Work to be completed:
For the entries below, the expected answer is the line with "void at_store_c(const uint4", the line with "void attn_fwd_tiles_kernel(const bf16*", and every line between them, exactly as written, and nothing more.

(Stored data)
■ ■ ■ ■ ■

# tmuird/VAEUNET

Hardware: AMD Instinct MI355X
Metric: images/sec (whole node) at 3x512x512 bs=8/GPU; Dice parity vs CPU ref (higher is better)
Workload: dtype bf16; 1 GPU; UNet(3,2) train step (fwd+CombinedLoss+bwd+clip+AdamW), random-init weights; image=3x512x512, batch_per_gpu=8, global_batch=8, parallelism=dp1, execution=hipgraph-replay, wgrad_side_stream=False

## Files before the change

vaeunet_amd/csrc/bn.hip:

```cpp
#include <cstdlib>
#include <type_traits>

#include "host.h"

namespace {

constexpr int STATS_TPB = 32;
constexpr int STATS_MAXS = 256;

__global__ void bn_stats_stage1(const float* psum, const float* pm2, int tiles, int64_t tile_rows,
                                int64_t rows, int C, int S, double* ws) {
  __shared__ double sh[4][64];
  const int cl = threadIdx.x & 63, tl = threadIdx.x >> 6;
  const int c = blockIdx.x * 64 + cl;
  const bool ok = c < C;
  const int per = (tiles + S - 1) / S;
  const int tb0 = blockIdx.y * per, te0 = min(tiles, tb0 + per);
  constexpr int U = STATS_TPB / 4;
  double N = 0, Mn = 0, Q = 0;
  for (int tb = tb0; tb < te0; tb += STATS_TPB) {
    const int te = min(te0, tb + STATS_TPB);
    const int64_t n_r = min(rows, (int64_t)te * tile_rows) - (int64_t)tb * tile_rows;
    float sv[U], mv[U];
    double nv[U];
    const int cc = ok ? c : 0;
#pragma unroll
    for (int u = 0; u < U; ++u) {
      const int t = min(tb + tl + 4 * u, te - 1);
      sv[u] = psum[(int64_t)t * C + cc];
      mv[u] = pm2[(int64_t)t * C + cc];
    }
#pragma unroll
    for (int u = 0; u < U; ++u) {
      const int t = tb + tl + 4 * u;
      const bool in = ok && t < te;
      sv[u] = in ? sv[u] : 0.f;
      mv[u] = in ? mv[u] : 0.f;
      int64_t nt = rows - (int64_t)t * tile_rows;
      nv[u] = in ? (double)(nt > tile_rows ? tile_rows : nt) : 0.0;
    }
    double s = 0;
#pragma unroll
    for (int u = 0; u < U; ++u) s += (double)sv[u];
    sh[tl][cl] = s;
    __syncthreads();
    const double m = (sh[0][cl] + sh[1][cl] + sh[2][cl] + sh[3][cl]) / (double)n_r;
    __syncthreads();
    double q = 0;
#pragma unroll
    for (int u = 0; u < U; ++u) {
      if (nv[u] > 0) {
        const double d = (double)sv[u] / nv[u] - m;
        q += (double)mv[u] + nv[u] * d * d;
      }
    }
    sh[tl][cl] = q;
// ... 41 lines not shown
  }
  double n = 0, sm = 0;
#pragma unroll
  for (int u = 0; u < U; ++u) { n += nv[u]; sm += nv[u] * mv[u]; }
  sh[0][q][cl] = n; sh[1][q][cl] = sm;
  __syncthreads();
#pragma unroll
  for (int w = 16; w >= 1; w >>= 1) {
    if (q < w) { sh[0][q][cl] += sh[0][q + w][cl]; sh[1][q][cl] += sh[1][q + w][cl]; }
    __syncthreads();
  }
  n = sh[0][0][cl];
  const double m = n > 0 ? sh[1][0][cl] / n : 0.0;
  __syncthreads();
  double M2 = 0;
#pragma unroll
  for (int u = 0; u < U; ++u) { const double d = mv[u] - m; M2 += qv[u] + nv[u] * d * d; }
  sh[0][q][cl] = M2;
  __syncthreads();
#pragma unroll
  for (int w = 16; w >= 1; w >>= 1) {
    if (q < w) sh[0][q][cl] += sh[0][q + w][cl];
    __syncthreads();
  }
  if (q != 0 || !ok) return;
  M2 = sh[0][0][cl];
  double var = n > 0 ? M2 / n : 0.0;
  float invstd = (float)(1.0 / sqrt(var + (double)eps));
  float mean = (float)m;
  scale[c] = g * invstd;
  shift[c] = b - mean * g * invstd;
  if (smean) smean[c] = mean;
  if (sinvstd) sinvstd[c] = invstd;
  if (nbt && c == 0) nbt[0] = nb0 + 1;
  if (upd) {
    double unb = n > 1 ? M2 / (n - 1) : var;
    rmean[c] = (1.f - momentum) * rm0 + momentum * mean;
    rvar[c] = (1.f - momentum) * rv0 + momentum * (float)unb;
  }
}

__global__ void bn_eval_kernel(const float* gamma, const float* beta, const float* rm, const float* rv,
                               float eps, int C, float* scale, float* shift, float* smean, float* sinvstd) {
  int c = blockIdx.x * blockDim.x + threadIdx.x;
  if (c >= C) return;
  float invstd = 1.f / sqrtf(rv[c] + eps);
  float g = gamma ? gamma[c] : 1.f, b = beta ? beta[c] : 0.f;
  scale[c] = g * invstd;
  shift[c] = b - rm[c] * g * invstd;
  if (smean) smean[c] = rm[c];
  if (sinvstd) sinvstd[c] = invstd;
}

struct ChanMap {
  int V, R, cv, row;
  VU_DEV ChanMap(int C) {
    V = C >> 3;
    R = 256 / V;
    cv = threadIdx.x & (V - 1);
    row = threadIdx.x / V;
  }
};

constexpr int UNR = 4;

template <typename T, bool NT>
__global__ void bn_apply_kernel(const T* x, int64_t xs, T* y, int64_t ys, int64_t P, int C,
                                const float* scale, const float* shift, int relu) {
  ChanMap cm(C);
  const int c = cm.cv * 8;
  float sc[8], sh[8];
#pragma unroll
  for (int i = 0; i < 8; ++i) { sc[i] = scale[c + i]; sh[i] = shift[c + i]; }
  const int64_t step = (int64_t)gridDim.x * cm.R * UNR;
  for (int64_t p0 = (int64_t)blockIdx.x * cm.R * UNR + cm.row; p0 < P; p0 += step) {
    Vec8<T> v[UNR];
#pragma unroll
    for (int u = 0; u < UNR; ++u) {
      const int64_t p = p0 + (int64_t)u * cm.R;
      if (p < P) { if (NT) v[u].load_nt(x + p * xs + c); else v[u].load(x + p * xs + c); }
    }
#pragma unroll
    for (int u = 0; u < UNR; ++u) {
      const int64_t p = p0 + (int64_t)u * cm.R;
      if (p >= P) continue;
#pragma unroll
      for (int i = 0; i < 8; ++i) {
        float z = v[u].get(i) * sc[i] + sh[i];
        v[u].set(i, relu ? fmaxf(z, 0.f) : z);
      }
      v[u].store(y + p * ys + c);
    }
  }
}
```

■ ■ ■ ■ ■

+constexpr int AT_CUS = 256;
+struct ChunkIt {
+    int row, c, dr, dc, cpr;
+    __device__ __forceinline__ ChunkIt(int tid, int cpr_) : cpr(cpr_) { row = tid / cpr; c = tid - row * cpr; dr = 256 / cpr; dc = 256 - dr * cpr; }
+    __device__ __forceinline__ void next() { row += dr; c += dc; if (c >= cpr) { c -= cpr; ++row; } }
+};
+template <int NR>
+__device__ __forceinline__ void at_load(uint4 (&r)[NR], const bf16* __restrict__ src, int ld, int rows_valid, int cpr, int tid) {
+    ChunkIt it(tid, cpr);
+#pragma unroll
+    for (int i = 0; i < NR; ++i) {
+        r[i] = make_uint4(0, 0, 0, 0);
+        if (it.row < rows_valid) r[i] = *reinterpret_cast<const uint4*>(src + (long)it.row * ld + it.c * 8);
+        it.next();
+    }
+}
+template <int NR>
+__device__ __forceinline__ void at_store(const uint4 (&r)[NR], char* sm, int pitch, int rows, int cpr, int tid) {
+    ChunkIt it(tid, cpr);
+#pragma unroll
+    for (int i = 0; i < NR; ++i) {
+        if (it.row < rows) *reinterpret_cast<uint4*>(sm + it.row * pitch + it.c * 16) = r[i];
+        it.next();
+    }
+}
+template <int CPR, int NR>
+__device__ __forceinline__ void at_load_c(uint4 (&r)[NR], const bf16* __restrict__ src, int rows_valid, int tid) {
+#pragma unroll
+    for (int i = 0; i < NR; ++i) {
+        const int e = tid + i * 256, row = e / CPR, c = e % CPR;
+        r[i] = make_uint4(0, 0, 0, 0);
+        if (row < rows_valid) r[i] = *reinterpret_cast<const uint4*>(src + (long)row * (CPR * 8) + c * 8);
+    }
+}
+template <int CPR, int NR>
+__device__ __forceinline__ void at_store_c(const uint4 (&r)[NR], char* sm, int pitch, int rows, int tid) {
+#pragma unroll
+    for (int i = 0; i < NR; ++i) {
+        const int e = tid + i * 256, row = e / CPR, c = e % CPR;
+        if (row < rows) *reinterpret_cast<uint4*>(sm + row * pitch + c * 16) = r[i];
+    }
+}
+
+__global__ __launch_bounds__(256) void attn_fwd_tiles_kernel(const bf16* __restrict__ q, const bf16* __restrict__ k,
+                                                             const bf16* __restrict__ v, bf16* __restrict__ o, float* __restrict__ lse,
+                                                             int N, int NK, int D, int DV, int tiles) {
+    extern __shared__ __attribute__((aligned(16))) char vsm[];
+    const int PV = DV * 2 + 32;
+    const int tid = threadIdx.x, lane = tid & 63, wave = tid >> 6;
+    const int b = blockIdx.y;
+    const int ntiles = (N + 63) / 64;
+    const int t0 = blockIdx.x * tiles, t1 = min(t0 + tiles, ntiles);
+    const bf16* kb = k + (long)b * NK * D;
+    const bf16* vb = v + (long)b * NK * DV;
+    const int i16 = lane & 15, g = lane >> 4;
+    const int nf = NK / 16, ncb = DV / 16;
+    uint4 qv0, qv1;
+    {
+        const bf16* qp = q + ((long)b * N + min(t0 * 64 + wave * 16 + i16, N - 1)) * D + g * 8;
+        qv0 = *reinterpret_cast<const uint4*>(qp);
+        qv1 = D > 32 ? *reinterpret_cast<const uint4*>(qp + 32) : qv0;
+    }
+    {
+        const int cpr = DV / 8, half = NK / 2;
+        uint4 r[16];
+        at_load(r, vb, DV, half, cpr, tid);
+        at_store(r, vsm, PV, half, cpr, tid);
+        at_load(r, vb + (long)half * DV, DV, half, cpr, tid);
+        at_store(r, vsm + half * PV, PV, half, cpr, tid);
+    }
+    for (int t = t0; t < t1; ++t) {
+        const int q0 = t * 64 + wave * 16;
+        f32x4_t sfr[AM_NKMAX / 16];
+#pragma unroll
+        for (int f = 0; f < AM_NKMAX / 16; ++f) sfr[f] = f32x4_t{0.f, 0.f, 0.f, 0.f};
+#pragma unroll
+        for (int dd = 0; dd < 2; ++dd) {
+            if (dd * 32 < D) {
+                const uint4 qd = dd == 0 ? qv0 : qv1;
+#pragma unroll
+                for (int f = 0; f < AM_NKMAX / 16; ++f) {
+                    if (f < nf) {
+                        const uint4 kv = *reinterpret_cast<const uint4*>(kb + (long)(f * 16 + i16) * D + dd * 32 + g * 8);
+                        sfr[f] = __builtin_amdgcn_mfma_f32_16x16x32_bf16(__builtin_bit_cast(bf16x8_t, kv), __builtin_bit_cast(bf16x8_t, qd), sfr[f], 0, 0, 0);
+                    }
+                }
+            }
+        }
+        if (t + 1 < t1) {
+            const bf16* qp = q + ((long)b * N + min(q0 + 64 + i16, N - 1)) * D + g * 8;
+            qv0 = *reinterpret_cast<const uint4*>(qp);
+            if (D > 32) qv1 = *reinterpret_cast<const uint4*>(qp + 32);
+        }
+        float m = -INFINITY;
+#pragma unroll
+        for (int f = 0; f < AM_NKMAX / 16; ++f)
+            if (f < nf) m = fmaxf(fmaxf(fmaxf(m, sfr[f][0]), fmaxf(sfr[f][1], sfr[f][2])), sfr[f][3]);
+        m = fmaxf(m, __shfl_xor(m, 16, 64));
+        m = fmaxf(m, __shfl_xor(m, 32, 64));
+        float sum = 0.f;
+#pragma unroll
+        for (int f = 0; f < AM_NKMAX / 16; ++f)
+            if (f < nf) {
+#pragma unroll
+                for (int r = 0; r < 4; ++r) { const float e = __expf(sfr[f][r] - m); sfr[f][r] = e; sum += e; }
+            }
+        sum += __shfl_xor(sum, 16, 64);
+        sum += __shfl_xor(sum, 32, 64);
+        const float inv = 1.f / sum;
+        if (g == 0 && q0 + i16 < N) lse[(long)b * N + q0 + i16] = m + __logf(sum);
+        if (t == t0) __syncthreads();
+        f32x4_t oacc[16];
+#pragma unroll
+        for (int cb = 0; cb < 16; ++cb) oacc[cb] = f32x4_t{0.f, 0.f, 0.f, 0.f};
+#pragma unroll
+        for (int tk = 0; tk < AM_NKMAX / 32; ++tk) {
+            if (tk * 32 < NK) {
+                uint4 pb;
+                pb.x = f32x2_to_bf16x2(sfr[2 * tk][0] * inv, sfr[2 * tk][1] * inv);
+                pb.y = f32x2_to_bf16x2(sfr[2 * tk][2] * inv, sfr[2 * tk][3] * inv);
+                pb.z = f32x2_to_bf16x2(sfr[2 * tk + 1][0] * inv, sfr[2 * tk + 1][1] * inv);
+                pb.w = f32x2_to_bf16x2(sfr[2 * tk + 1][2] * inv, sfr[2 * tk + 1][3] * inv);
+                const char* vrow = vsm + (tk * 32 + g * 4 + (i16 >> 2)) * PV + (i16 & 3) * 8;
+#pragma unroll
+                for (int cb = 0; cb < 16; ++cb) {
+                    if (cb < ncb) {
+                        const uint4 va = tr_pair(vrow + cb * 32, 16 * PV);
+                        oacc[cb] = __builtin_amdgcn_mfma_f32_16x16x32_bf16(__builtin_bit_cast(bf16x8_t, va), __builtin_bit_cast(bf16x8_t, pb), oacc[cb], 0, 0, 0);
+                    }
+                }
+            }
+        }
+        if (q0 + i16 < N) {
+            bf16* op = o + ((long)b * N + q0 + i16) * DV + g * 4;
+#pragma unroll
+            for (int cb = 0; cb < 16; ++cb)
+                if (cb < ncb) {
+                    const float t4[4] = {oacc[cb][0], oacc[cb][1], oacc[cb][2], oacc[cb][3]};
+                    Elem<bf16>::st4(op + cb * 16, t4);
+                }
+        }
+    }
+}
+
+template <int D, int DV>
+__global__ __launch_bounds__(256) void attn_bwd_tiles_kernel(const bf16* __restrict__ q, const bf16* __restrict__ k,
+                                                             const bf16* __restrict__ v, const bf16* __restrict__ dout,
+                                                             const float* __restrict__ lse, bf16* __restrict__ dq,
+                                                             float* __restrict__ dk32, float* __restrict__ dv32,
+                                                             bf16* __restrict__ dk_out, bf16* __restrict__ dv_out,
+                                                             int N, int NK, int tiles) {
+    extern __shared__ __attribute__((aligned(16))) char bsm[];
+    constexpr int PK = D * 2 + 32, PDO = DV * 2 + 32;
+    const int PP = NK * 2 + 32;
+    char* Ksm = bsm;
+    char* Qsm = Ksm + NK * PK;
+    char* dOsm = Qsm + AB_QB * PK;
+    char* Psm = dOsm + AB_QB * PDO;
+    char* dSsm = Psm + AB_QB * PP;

■ ■ ■ ■ ■

Written response:
+__device__ __forceinline__ void at_store_c(const uint4 (&r)[NR], char* sm, int pitch, int rows, int tid) {
+#pragma unroll
+    for (int i = 0; i < NR; ++i) {
+        const int e = tid + i * 256, row = e / CPR, c = e % CPR;
+        if (row < rows) *reinterpret_cast<uint4*>(sm + row * pitch + c * 16) = r[i];
+    }
+}
+
+__global__ __launch_bounds__(256) void attn_fwd_tiles_kernel(const bf16* __restrict__ q, const bf16* __restrict__ k,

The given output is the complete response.